By the mid-1860s, Isabella finally seemed on the way to domestic well-being herself. Her third child, Orchart Beeton, was born at the Beeton company offices on December 2, 1863, and grew into a healthy child. Again the pattern was typical of syphilis, a disease which would fall into dormant phases after several years of activity. In 1864 Isabella became pregnant with her fourth son, Mayson Moss Beeton. He was born healthy on January 29, 1865, but Isabella had fallen deathly ill by the next day. Her death on February 6, at age 28, was due not to syphilis but to another common scourge of Victorian women, puerperal fever, which, like syphilis, is easily treatable with modern antibiotics.

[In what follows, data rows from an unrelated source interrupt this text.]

diff --git a/ml_super_resolution_amd/csrc/conv_narrow.h b/ml_super_resolution_amd/csrc/conv_narrow.h
--- /dev/null
+++ b/ml_super_resolution_amd/csrc/conv_narrow.h
@@ -0,0 +1,46 @@
+#pragma once
+#include "launchers.h"
+namespace srx {
+typedef float f32x3 __attribute__((ext_vector_type(3)));
+typedef unsigned u32x3v __attribute__((ext_vector_type(3)));
+
+template <int CTRL>
+__device__ __forceinline__ float dpp_add(float v) {
+    const int moved = __builtin_amdgcn_update_dpp(0, __float_as_int(v), CTRL, 0xf, 0xf, false);
+    return v + __int_as_float(moved);
+}
+
+struct PixWalk {
+    int n, oh, ow;
+    __device__ __forceinline__ void init(unsigned p, int OH, int OW) {
+        const unsigned t = p / (unsigned)OW;
+        ow = (int)(p - t * (unsigned)OW);
+        n = (int)(t / (unsigned)OH);
+        oh = (int)(t - (unsigned)n * (unsigned)OH);
+    }
+    __device__ __forceinline__ void step16(int OH, int OW) { step(16, OH, OW); }
+    __device__ __forceinline__ void step(int d, int OH, int OW) {
+        ow += d;
+        while (ow >= OW) {
+            ow -= OW;
+            oh += 1;
+            if (oh == OH) { oh = 0; n += 1; }
+        }
+    }
+};
+template <int KH, int KW>
+__device__ __forceinline__ void tap_offsets(int (&off)[KH * KW], const PixWalk& q, bool live, int H, int W, int pad_t, int pad_l,
+                                            int PB, int lane_b) {
+    const int centre = ((q.n * H + q.oh - pad_t) * W + (q.ow - pad_l)) * PB + lane_b;
+    bool rok[KH], cok[KW];
+#pragma unroll
+    for (int kh = 0; kh < KH; ++kh) rok[kh] = live && (unsigned)(q.oh + kh - pad_t) < (unsigned)H;
+#pragma unroll
+    for (int kw = 0; kw < KW; ++kw) cok[kw] = (unsigned)(q.ow + kw - pad_l) < (unsigned)W;
+#pragma unroll
+    for (int kh = 0; kh < KH; ++kh)
+#pragma unroll
+        for (int kw = 0; kw < KW; ++kw)
+            off[kh * KW + kw] = (rok[kh] && cok[kw]) ? centre + (kh * W + kw) * PB : kOobOffset;
+}
+}
diff --git a/ml_super_resolution_amd/csrc/conv_narrow.hip b/ml_super_resolution_amd/csrc/conv_narrow.hip
--- a/ml_super_resolution_amd/csrc/conv_narrow.hip
+++ b/ml_super_resolution_amd/csrc/conv_narrow.hip
@@ -1,48 +1,5 @@
-#include "launchers.h"
+#include "conv_narrow.h"
 namespace srx {
-typedef float f32x3 __attribute__((ext_vector_type(3)));
-typedef unsigned u32x3v __attribute__((ext_vector_type(3)));
-
-template <int CTRL>
-__device__ __forceinline__ float dpp_add(float v) {
-    const int moved = __builtin_amdgcn_update_dpp(0, __float_as_int(v), CTRL, 0xf, 0xf, false);
-    return v + __int_as_float(moved);
-}
-
-struct PixWalk {
-    int n, oh, ow;
-    __device__ __forceinline__ void init(unsigned p, int OH, int OW) {
-        const unsigned t = p / (unsigned)OW;
-        ow = (int)(p - t * (unsigned)OW);
-        n = (int)(t / (unsigned)OH);
-        oh = (int)(t - (unsigned)n * (unsigned)OH);
-    }
-    __device__ __forceinline__ void step16(int OH, int OW) { step(16, OH, OW); }
-    __device__ __forceinline__ void step(int d, int OH, int OW) {
-        ow += d;
-        while (ow >= OW) {
-            ow -= OW;
-            oh += 1;
-            if (oh == OH) { oh = 0; n += 1; }
-        }
-    }
-};
-template <int KH, int KW>
-__device__ __forceinline__ void tap_offsets(int (&off)[KH * KW], const PixWalk& q, bool live, int H, int W, int pad_t, int pad_l,
-                                            int PB, int lane_b) {
-    const int centre = ((q.n * H + q.oh - pad_t) * W + (q.ow - pad_l)) * PB + lane_b;
-    bool rok[KH], cok[KW];
-#pragma unroll
-    for (int kh = 0; kh < KH; ++kh) rok[kh] = live && (unsigned)(q.oh + kh - pad_t) < (unsigned)H;
-#pragma unroll
-    for (int kw = 0; kw < KW; ++kw) cok[kw] = (unsigned)(q.ow + kw - pad_l) < (unsigned)W;
-#pragma unroll
-    for (int kh = 0; kh < KH; ++kh)
-#pragma unroll
-        for (int kw = 0; kw < KW; ++kw)
-            off[kh * KW + kw] = (rok[kh] && cok[kw]) ? centre + (kh * W + kw) * PB : kOobOffset;
-}
-
 template <int KH, int KW, int CIN, int CO>
 __global__ __launch_bounds__(256) void conv_narrow_kernel(const ConvArgs a, long total_px, int iters) {
     static_assert(CIN == 64, "16 lanes x 4 channels per pixel");
diff --git a/ml_super_resolution_amd/csrc/conv_narrow_tiled.hip b/ml_super_resolution_amd/csrc/conv_narrow_tiled.hip
--- /dev/null
+++ b/ml_super_resolution_amd/csrc/conv_narrow_tiled.hip
@@ -0,0 +1,248 @@
+#include "conv_narrow.h"
+namespace srx {
+namespace {
+constexpr int kSlotB = 256;
+constexpr int kChunkB = 16 * kSlotB;
+constexpr int kDQ = 4;
+
+struct RingStage {
+    __amdgpu_buffer_rsrc_t rs;
+    char* ring;
+    int total, lane_b, sub, mask_b, k_last;
+    __device__ __forceinline__ f32x4 load(int k) const {
+        const int px = 16 * k + sub;
+        const bool ok = px >= 0 && px < total && k <= k_last;
+        return __builtin_bit_cast(f32x4, __builtin_amdgcn_raw_buffer_load_b128(rs, ok ? px * kSlotB + lane_b : kOobOffset, 0, 0));
+    }
+    __device__ __forceinline__ void store(int k, const f32x4 v) const {
+        *reinterpret_cast<f32x4*>(ring + (((16 * k + sub) * kSlotB + lane_b) & mask_b)) = v;
+    }
+};
+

The Mrs. Beeton books did not die with their author. Samuel Beeton kept his wife's death quiet, issuing later editions of the Book of Household Management with new prefaces that suggested she was still alive. Over time, other Mrs. Beeton books appeared, and Mrs. Beeton became as much a brand name as an individual. Samuel Beeton himself was distressed by his wife's death, and his later years were unhappy ones. Editions of the once-wholesome Englishwoman's Domestic Magazine began to contain barely disguised episodes of sadomasochistic fantasy in the form of lengthy descriptions and discussions of whipping. Throughout much of the twentieth century, however, the name Mrs. Beeton served as shorthand for domestic quality in England and many other parts of the English-speaking world.

Books

Hughes, Kathryn, The Short Life and Long Times of Mrs. Beeton, Knopf, 2006.

Periodicals

Daily Mail (London, England), October 7, 2006.

Guardian (London, England), February 11, 2006; June 2, 2006; March 17, 2007.

Times (London, England), October 8, 2005.